In a different case, Kagan argued that it would violate physicians' privacy to release Medicare data on claims paid. Kagan's argument in Consumers' Checkbook v. Dept. of Health and Human Services was that the information could be combined with other publicly available Medicare fee information to figure out how much a physician earned each year. Consumers' Checkbook had argued that physicians' privacy did not outweigh the public interest in using the data to measure physician experience, quality, and efficiency. The Supreme Court refused to overturn a ruling from the Court of Appeals for the DC Circuit, which sided with the government and allowed the records to be withheld. The Court of Appeals decision had reversed the original ruling of the U.S. District Court for the District of Columbia, which found in favor of Consumers’ Checkbook and ordered the agency to release the records.
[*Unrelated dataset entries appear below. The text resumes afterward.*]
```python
class Conv3x3SplitK(Function):

    @staticmethod
    def forward(ctx, x, w, b, stride):
        n, c, h, wd = x.shape
        co = w.shape[0]
        ho, wo = (h - 1) // stride + 1, (wd - 1) // stride + 1
        m = n * ho * wo
        L = lib()
        st = torch.cuda.current_stream().cuda_stream
        w2 = w.permute(0, 2, 3, 1)
        if not w2.is_contiguous():
            w2 = w2.contiguous()
        if not _both16(x, w):
            raise RuntimeError(f"Conv3x3SplitK: x and w must share one 16-bit dtype, got {x.dtype} and {w.dtype}")
        splits = int(L.ocpg_conv3x3_mfma_splits(n, h, wd, c, co, stride))
        part = torch.empty((splits, m, co), dtype=torch.float32, device=x.device)
        y = torch.empty((n, co, ho, wo), dtype=x.dtype, device=x.device, memory_format=_CL)
        need_w = ctx.needs_input_grad[1]
        cols = torch.empty((m, 9 * c), dtype=x.dtype, device=x.device) if need_w else None
        bf = None if b is None else b.float()
        if x.dtype == torch.float16:
            check(L.ocpg_conv3x3_mfma_fwd_splitk_h16(x.data_ptr(), w2.data_ptr(), None if bf is None else bf.data_ptr(), n, h, wd, c, co, stride, splits,
                                                     part.data_ptr(), y.data_ptr(), 2, None if cols is None else cols.data_ptr(), 2, st),
                  "ocpg_conv3x3_mfma_fwd_splitk_h16")
        else:
            check(L.ocpg_conv3x3_mfma_fwd_splitk(x.data_ptr(), w2.data_ptr(), None if bf is None else bf.data_ptr(), n, h, wd, c, co, stride, splits,
                                                 part.data_ptr(), y.data_ptr(), 1, None if cols is None else cols.data_ptr(), st),
                  "ocpg_conv3x3_mfma_fwd_splitk")
        ctx.save_for_backward(w2, cols if need_w else w2)
        ctx.meta = (n, c, h, wd, ho, wo, stride, b is not None, need_w)
        return y

    @staticmethod
    @once_differentiable
    def backward(ctx, gy):
        w2, cols = ctx.saved_tensors
        n, c, h, wd, ho, wo, stride, has_b, need_w = ctx.meta
        co = w2.shape[0]
        m, k = n * ho * wo, 9 * c
        L = lib()
        st = torch.cuda.current_stream().cuda_stream
        dt = _DT[w2.dtype]
        if gy.dtype != w2.dtype or not gy.is_contiguous(memory_format=_CL):
            gy = gy.to(w2.dtype).contiguous(memory_format=_CL)
# ... 23 lines not shown
```

Measured before the change: 68.03.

In two other FOIA cases, Kagan argued against disclosure of records sought by the public. Loving v. Department of Defense concerned a request for documents relating to the president's review of a military death sentence, and Berger v. Internal Revenue Service involved a request for an IRS officer's time sheets. In both of these cases, the Supreme Court chose not to review the cases, essentially siding with Kagan by default and letting the lower courts' rulings to withhold the information stand.

Kagan Has Limited the Use of Privacy Claims to Hide Corporate Information

In another case, Kagan has argued against the idea that corporate information held by the government qualified for privacy protections. Government agencies are prohibited from disclosing records, even under FOIA, if the information would constitute an invasion of personal privacy. Corporations have attempted to extend this exemption for individual privacy to their corporate records.

In a fifth FOIA case, Federal Communications Commission v. AT&T Inc., which the Supreme Court has not yet taken up, Kagan argued that corporate data in the possession of the U.S. government was not subject to the privacy exemption of FOIA requests. She put forth that the public has a right to information concerning corporate malfeasance in government programs. The lower court, the Third Circuit Court of Appeals, rejected this argument and sided with AT&T. The government appealed the Third Circuit ruling to the Supreme Court. If confirmed and the Court takes up the case, Kagan will have to recuse herself because of her past involvement.

Much of Kagan's existing arguments in favor of secrecy may be more the opinion of the administration than her own. On the issue of the torture photographs, for example, Attorney General Eric Holder testified before Congress in June 2009 that the administration would appeal to the Supreme Court any lower court decision to release the photographs. This may indicate a larger administration policy of withholding such records rather than the position of any one person, including Kagan. Thus, while her arguments in important transparency-related cases may offer us some insight, how Kagan would ultimately rule in future transparency cases as a Supreme Court justice is difficult to predict.